Уже при выезде из города его окликнул протоколист Трифон, или Айчувак.

— Хлопуша? Куда?.. Среди бела дня уйти хочешь!..

— Небось. Отпускную имею. Гонцом пущен за бездельником Емелькой... Заутро доставлю сюда живым, и пятьсот рублев отсчитают.

— Чего брехать-то зря?..

— Ей-ей. От губернатора в порученье. Ныне ввечеру посажу названца к себе в мошну, якобы цидулю, и привезу.

— Врешь же, собака!

Хлопуша расхохотался.

— Стало, в есаулы выйдешь там.

— Подымай выше! Калмыцкое благородье. В генералы и губернаторы.

А губернатор, сидя в кабинете, призвал секретаря, двух копиистов и дал им работу. Распоряжения Рейнсдорпа, результат советов Таврова и собственных соображений, из которых некоторые давно уж собирался он сделать, заключались в следующем:

1) Все мосты чрез Сакмару сломать и пустить вниз по реке (немедленно).

2) У немногих польских конфедератов, еще не высланных из Оренбурга, отобрать оружие и отправить их в Троицкую крепость под строжайшим присмотром. (Секретно.)

3) Приказать коменданту отрядить партию калмык на сломку и сожженье избы, уцелевшей в предместье, а равно и мишени, находящейся на Казанском тракте.

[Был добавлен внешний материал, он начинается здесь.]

## Transpose MFMA operands in conv128 halo and add row-contiguous epilogue for conv256

For the 128-channel halo conv, the output-channel rows of the weights are permuted once on the host at admission, and the MFMA operands are swapped so each lane holds four consecutive channels for four pixels. The epilogue can then store f16x4 per pixel directly, with no permlane16 swaps, and the bias load shrinks to one vector. Separately, the mfma256 kernels gain a ROW4 variant: when the map width, pixels-per-image and M are all multiples of 4, the output and residual addresses for the 4 consecutive pixels come from a fixed stride instead of per-pixel div/mod index math. The cost is narrower 8-byte stores spread across pixels instead of 16-byte stores, plus more template instantiations.

```diff
diff --git a/rtm3d_amd/csrc/common.h b/rtm3d_amd/csrc/common.h
--- a/rtm3d_amd/csrc/common.h
+++ b/rtm3d_amd/csrc/common.h
@@ -207,6 +207,7 @@
 hipError_t launch_conv64s2_halo(const ConvKArgs& a, int cu_count, unsigned int* ticket_ctr, hipStream_t s);
 bool conv128_halo_supported(const ConvKArgs& a, int groups);
 hipError_t launch_conv128_halo(const ConvKArgs& a, int cu_count, unsigned int* ticket_ctr, hipStream_t s);
+void conv128_halo_permute_weights(const f16* src, f16* dst, size_t n_ktiles);
 hipError_t launch_conv_smallc(const ConvKArgs& a, hipStream_t s);
 bool conv_smallc_supported(int cin, int cout, int ntaps);
 hipError_t launch_nchw_to_nhwc4(const float* in, f16* out, int B, int H, int W, int Hp, int Wp, int P, hipStream_t s);
diff --git a/rtm3d_amd/csrc/conv128_halo.hip b/rtm3d_amd/csrc/conv128_halo.hip
--- a/rtm3d_amd/csrc/conv128_halo.hip
+++ b/rtm3d_amd/csrc/conv128_halo.hip
@@ -1,9 +1,22 @@
+#include <string.h>
 #include "common.h"
 
 #define LDS_AS __attribute__((address_space(3)))
 #define C128_NSW 3
 #define C128_DMA16 RT_DMA16
 #define C128_LDS_F16X8(byte_addr) (*(const LDS_AS f16x8*)(uintptr_t)(byte_addr))
+
+void conv128_halo_permute_weights(const f16* src, f16* dst, size_t n_ktiles) {
+    for (size_t k = 0; k < n_ktiles; ++k)
+        for (int rd = 0; rd < 128; ++rd) {
+            const int wc = rd >> 6, c = (rd >> 4) & 3, frow = rd & 15;
+            const int rs = wc * 64 + frow * 4 + c;
+            for (int pos = 0; pos < 8; ++pos) {
+                const int chunk = pos ^ (rd & 7);
+                memcpy(dst + (k * 128 + rd) * 64 + pos * 8, src + (k * 128 + rs) * 64 + (chunk ^ (rs & 7)) * 8, 16);
+            }
+        }
+}
 
 template <int RES>
 __global__ __launch_bounds__(512) void conv128_halo_kernel(const ConvKArgs a, unsigned int* ticket_ctr, const int single) {
@@ -79,7 +92,6 @@
     const uint32_t wk0 = (uint32_t)(((fk ^ (frow & 7)) & 7) << 4), wk1 = (uint32_t)((((4 + fk) ^ (frow & 7)) & 7) << 4);
     const f16 lo = a.relu ? (f16)0.f : (f16)(-__builtin_inff());
     const f16x4 lo4 = {lo, lo, lo, lo};
-    const int so = (fk & 1) * 16 + (fk >> 1) * 8;
 
     {
         const f16* src = halo_origin(cur);
@@ -145,7 +157,7 @@
                     for (int c = 0; c < 4; ++c)
 #pragma unroll
                         for (int p = 0; p < 4; ++p)
-                            acc[c][p] = __builtin_amdgcn_mfma_f32_16x16x32_f16(wf[kk][c], xf[kk][p], acc[c][p], 0, 0, 0);
+                            acc[c][p] = __builtin_amdgcn_mfma_f32_16x16x32_f16(xf[kk][p], wf[kk][c], acc[c][p], 0, 0, 0);
             }
         }
         if (!single && tid == 0) tk[it & 1] = (int)atomicAdd(ticket_ctr, 1u);
@@ -154,45 +166,35 @@
             const int pt = cur / NT;
             const int n = pt / tpi, r = pt - n * tpi;
             const int ty = r / tiles_x, tx = r - ty * tiles_x;
-            const int cbase = nt_cur * CT + wc * 64;
-            f32x4 bv[4];
-#pragma unroll
-            for (int c = 0; c < 4; ++c) bv[c] = *(const f32x4*)(a.bias + g.bias_off + cbase + c * 16 + fk * 4);
+            const int cbase = nt_cur * CT + wc * 64 + frow * 4;
+            const f32x4 bv = *(const f32x4*)(a.bias + g.bias_off + cbase);
             size_t opix[4];
             f16x4 rv[4][4];
 #pragma unroll
             for (int p = 0; p < 4; ++p) {
                 const int prow = p >> 1, pcol = (p & 1) * 16;
-                const int oy = ty * 8 + ROWS * wp + prow, ox = tx * TW + pcol + frow;
+                const int oy = ty * 8 + ROWS * wp + prow, ox = tx * TW + pcol + fk * 4;
                 opix[p] = ((size_t)(n * a.out_Hp + oy + a.out_P) * a.out_Wp + ox + a.out_P) * a.out_C + g.out_coff + cbase;
                 if (RES) {
-                    const f16* rp = a.res + ((size_t)(n * a.res_Hp + oy + a.res_P) * a.res_Wp + ox + a.res_P) * a.res_C + g.res_coff + cbase + fk * 4;
-#pragma unroll
-                    for (int c = 0; c < 4; ++c) rv[p][c] = *(const f16x4*)(rp + c * 16);
+                    const f16* rp = a.res + ((size_t)(n * a.res_Hp + oy + a.res_P) * a.res_Wp + ox + a.res_P) * a.res_C + g.res_coff + cbase;
+#pragma unroll
+                    for (int e = 0; e < 4; ++e) rv[p][e] = *(const f16x4*)(rp + (size_t)e * a.res_C);
                 }
             }
 #pragma unroll
-            for (int p = 0; p < 4; ++p) {
-                uint32_t u[4][2];
-#pragma unroll
-                for (int c = 0; c < 4; ++c) {
-                    f32x4 v = acc[c][p] + bv[c];
+            for (int p = 0; p < 4; ++p)
+#pragma unroll
+                for (int e = 0; e < 4; ++e) {
+                    f32x4 v = {acc[0][p][e], acc[1][p][e], acc[2][p][e], acc[3][p][e]};
+                    v += bv;
                     if (RES) {
-                        const f16x4 rr = rv[p][c];
+                        const f16x4 rr = rv[p][e];
                         v[0] += (float)rr[0]; v[1] += (float)rr[1]; v[2] += (float)rr[2]; v[3] += (float)rr[3];
                     }
                     f16x4 h = {(f16)v[0], (f16)v[1], (f16)v[2], (f16)v[3]};
                     h = __builtin_elementwise_max(h, lo4);
-                    __builtin_memcpy(u[c], &h, 8);
-                }
-#pragma unroll
-                for (int c = 0; c < 4; c += 2) {
-                    const auto s0 = __builtin_amdgcn_permlane16_swap(u[c][0], u[c + 1][0], false, false);
-                    const auto s1 = __builtin_amdgcn_permlane16_swap(u[c][1], u[c + 1][1], false, false);
-                    const u32x4 o = {s0[0], s1[0], s0[1], s1[1]};
-                    *(u32x4*)((f16*)a.out + opix[p] + c * 16 + so) = o;
-                }
-            }
+                    *(f16x4*)((f16*)a.out + opix[p] + (size_t)e * a.out_C) = h;
+                }
         }
         if (!more) break;
         cur = nxt; nxt = nn;
diff --git a/rtm3d_amd/csrc/conv_mfma256.hip b/rtm3d_amd/csrc/conv_mfma256.hip
--- a/rtm3d_amd/csrc/conv_mfma256.hip
+++ b/rtm3d_amd/csrc/conv_mfma256.hip
@@ -29,7 +29,13 @@
     x = live ? x1 : x; y = live ? y1 : y; n = live ? n1 : n;
 }
 
-template <int RES>
+__device__ __forceinline__ void c256_row4_steps(const ConvKArgs& a, int m0, size_t& ostep, size_t& rstep) {
+    const bool live = m0 < a.M;
+    ostep = live ? (size_t)(a.out_scale * a.out_C) : 0;
+    rstep = live ? (size_t)(a.out_scale * a.res_C) : 0;
+}
+
+template <int RES, int ROW4>
 __global__ __launch_bounds__(512) void conv_mfma256_kernel(const ConvKArgs a) {
     __shared__ __attribute__((aligned(16))) f16 lds[2 * BUF_ELEMS + HALF_ELEMS];
     const int tid = threadIdx.x;
@@ -170,12 +176,23 @@
             int n = m / a.HmWm;
             const int rem = m - n * a.HmWm;
             int y = rem / a.Wm, x = rem - y * a.Wm;
+            size_t ostep = 0, rstep = 0;
+            const f16* rbase = a.res;
+            if (ROW4) c256_row4_steps(a, m0, ostep, rstep);
 #pragma unroll
             for (int e = 0; e < 4; ++e) {
+                if (ROW4 && e) {
+                    opix[p][e] = opix[p][0] + e * ostep;
+                    if (RES) rv[p][e] = *(const f16x4*)(rbase + e * rstep);
+                    continue;
+                }
                 if (e) c256_next_pixel(n, y, x, m0 + e < a.M, a.Wm, Hm);
                 const int oy = y * a.out_scale + g.out_oy, ox = x * a.out_scale + g.out_ox;
                 opix[p][e] = ((size_t)(n * a.out_Hp + oy + a.out_P) * a.out_Wp + ox + a.out_P) * a.out_C + g.out_coff + cbase;
-                if (RES) rv[p][e] = *(const f16x4*)(a.res + ((size_t)(n * a.res_Hp + oy + a.res_P) * a.res_Wp + ox + a.res_P) * a.res_C + g.res_coff + cbase);
+                if (RES) {
+                    rbase = a.res + ((size_t)(n * a.res_Hp + oy + a.res_P) * a.res_Wp + ox + a.res_P) * a.res_C + g.res_coff + cbase;
+                    rv[p][e] = *(const f16x4*)rbase;
+                }
             }
         }
 #pragma unroll
@@ -321,7 +338,7 @@
         sp ^= 1;                                                                            \
     }
 
-template <int RES, int XNT>
+template <int RES, int XNT, int ROW4>
 __global__ __launch_bounds__(512) void conv_mfma256_persistent_kernel(const ConvKArgs a, const int groups, const int nbias, unsigned int* tile_ctr, const int one_list) {
     __shared__ __attribute__((aligned(16))) f16 lds[2 * BUF_ELEMS + HALF_ELEMS];
     __shared__ __attribute__((aligned(16))) float lds_bias[CONV256_MAX_BIAS + 4];
@@ -522,12 +539,23 @@
                     int n = div_small_q(m, a.HmWm, rcp_hw);
                     const int rem = m - n * a.HmWm;
                     int y = div_small_q(rem, a.Wm, rcp_w), x = rem - y * a.Wm;
+                    size_t ostep = 0, rstep = 0;
+                    const f16* rbase = a.res;
+                    if (ROW4) c256_row4_steps(a, m0, ostep, rstep);
 #pragma unroll
                     for (int e = 0; e < 4; ++e) {
+                        if (ROW4 && e) {
+                            opix[p][e] = opix[p][0] + e * ostep;
+                            if (RES) rv[p][e] = *(const f16x4*)(rbase + e * rstep);
+                            continue;
+                        }
                         if (e) c256_next_pixel(n, y, x, m0 + e < a.M, a.Wm, Hm);
                         const int oy = y * a.out_scale + g.out_oy, ox = x * a.out_scale + g.out_ox;
                         opix[p][e] = ((size_t)(n * a.out_Hp + oy + a.out_P) * a.out_Wp + ox + a.out_P) * a.out_C + g.out_coff + cbase;
-                        if (RES) rv[p][e] = *(const f16x4*)(a.res + ((size_t)(n * a.res_Hp + oy + a.res_P) * a.res_Wp + ox + a.res_P) * a.res_C + g.res_coff + cbase);
+                        if (RES) {
+                            rbase = a.res + ((size_t)(n * a.res_Hp + oy + a.res_P) * a.res_Wp + ox + a.res_P) * a.res_C + g.res_coff + cbase;
+                            rv[p][e] = *(const f16x4*)rbase;
+                        }
                     }
                 }
 #pragma unroll
@@ -614,6 +642,7 @@
     if (stat_out && route != C256_HALO) return hipErrorInvalidValue;
     if (route != C256_ONE_TILE && !tile_ctr) return hipErrorInvalidValue;
     const int nbias = conv256_nbias(a, groups);
+    const bool row4 = a.Wm % 4 == 0 && a.HmWm % 4 == 0 && a.M % 4 == 0;
     if (route == C256_HALO) return launch_conv_mfma256_halo(a, ht, groups, nbias, device_cu_count(), tile_ctr, stat_out, s);
     if (route == C256_LATTICE) return launch_conv_mfma256_lattice(a, groups, nbias, device_cu_count(), tile_ctr, s);
     if (route == C256_PERSISTENT) {
@@ -621,14 +650,16 @@
         const int one_list = (long long)a.MT * a.NT * groups <= device_cu_count() ? 1 : 0;
         dim3 grid(per_xcd * 8, 1, 1);
         const bool x_once = !a.res && a.ntaps == 1 && a.NT == 1 && a.in_stride == 1;
-        if (a.res) hipLaunchKernelGGL((conv_mfma256_persistent_kernel<1, 0>), grid, block, 0, s, a, groups, nbias, tile_ctr, one_list);
-        else if (x_once) hipLaunchKernelGGL((conv_mfma256_persistent_kernel<0, 1>), grid, block, 0, s, a, groups, nbias, tile_ctr, one_list);
-        else hipLaunchKernelGGL((conv_mfma256_persistent_kernel<0, 0>), grid, block, 0, s, a, groups, nbias, tile_ctr, one_list);
+#define C256_LAUNCH_P(RES, XNT, ROW4) hipLaunchKernelGGL((conv_mfma256_persistent_kernel<RES, XNT, ROW4>), grid, block, 0, s, a, groups, nbias, tile_ctr, one_list)
+        if (a.res) { if (row4) C256_LAUNCH_P(1, 0, 1); else C256_LAUNCH_P(1, 0, 0); }
+        else if (x_once) { if (row4) C256_LAUNCH_P(0, 1, 1); else C256_LAUNCH_P(0, 1, 0); }
+        else { if (row4) C256_LAUNCH_P(0, 0, 1); else C256_LAUNCH_P(0, 0, 0); }
+#undef C256_LAUNCH_P
         return hipGetLastError();
     }
     const int mt8 = (a.MT + 7) / 8 * 8;
     dim3 grid(mt8 * a.NT, groups, 1);
-    if (a.res) hipLaunchKernelGGL((conv_mfma256_kernel<1>), grid, block, 0, s, a);
-    else hipLaunchKernelGGL((conv_mfma256_kernel<0>), grid, block, 0, s, a);
+    if (a.res) { if (row4) hipLaunchKernelGGL((conv_mfma256_kernel<1, 1>), grid, block, 0, s, a); else hipLaunchKernelGGL((conv_mfma256_kernel<1, 0>), grid, block, 0, s, a); }
+    else { if (row4) hipLaunchKernelGGL((conv_mfma256_kernel<0, 1>), grid, block, 0, s, a); else hipLaunchKernelGGL((conv_mfma256_kernel<0, 0>), grid, block, 0, s, a); }
     return hipGetLastError();
 }
diff --git a/rtm3d_amd/csrc/runtime.hip b/rtm3d_amd/csrc/runtime.hip
--- a/rtm3d_amd/csrc/runtime.hip
+++ b/rtm3d_amd/csrc/runtime.hip
@@ -247,6 +247,19 @@
     return ctx->blobs[id];
 }
 
+static int permuted_weight_copy(rtm3d_ctx* ctx, ConvKArgs& a, size_t wbytes, int tile_rows, void (*permute)(const f16*, f16*, size_t)) {
+    std::vector<f16> h_src(wbytes / sizeof(f16)), h_dst(wbytes / sizeof(f16));
+    RT_HIP(hipMemcpy(h_src.data(), a.wgt, wbytes, hipMemcpyDeviceToHost));
+    permute(h_src.data(), h_dst.data(), wbytes / ((size_t)tile_rows * 64 * sizeof(f16)));
+    f16* w_perm = nullptr;
+    RT_HIP(hipMalloc((void**)&w_perm, wbytes + 256));
+    ctx->extra.push_back(w_perm);
+    RT_HIP(hipMemset(w_perm, 0, wbytes + 256));
+    RT_HIP(hipMemcpy(w_perm, h_dst.data(), wbytes, hipMemcpyHostToDevice));
+    a.wgt = w_perm;
+    return 0;
+}
+
 static int admit_mfma128(rtm3d_ctx* ctx, const rtm3d_conv_desc* d, size_t wbytes, size_t bbytes, Op& op) {
     ConvKArgs& a = op.conv;
     const int BN = d->bn_tile;
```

4) Разночинцев и новобранцев-охотников, заменивших солдат, в содержанье почетного караула у дома его превосходительства, а равно и при некоторых иных зданиях на часы поставляемых — обучить отданью чести при проходе и проезде его превосходительства — надлежащим образом. (Немедленно.)

5) Городскую крепостную артиллерию отдать в заведование (как бывшего артиллериста) действительного статского советника Таврова и прикомандировать к его превосходительству адъютантами господина поручика кирасирского полка барона Риттера и господина подпоручика Алексеевского полка князя Хвалынского.

6) Гарнизонам малых фортеций выслать ордеры о немедленном шествии в Оренбург, рекомендуя начальникам зарывать или потоплять находящиеся в оных тяжести и порох. (Неукоснительно.)

7) Объявить чрез публикацию о награждении в 500 р за представленье вора и бунтовщика Емельки Пугачева живым и 250 мертвым.

Когда копиисты вышли, губернатор спросил кофе и, перетаскивая из молочника жирные пенки в чашку, сказал по-немецки самому себе:

— Да! Управлять обширным краем, объятым пламенем бунта, не легко, а очень, очень трудно!

— Да! Но не для тебя! — был ответ его чистой совести.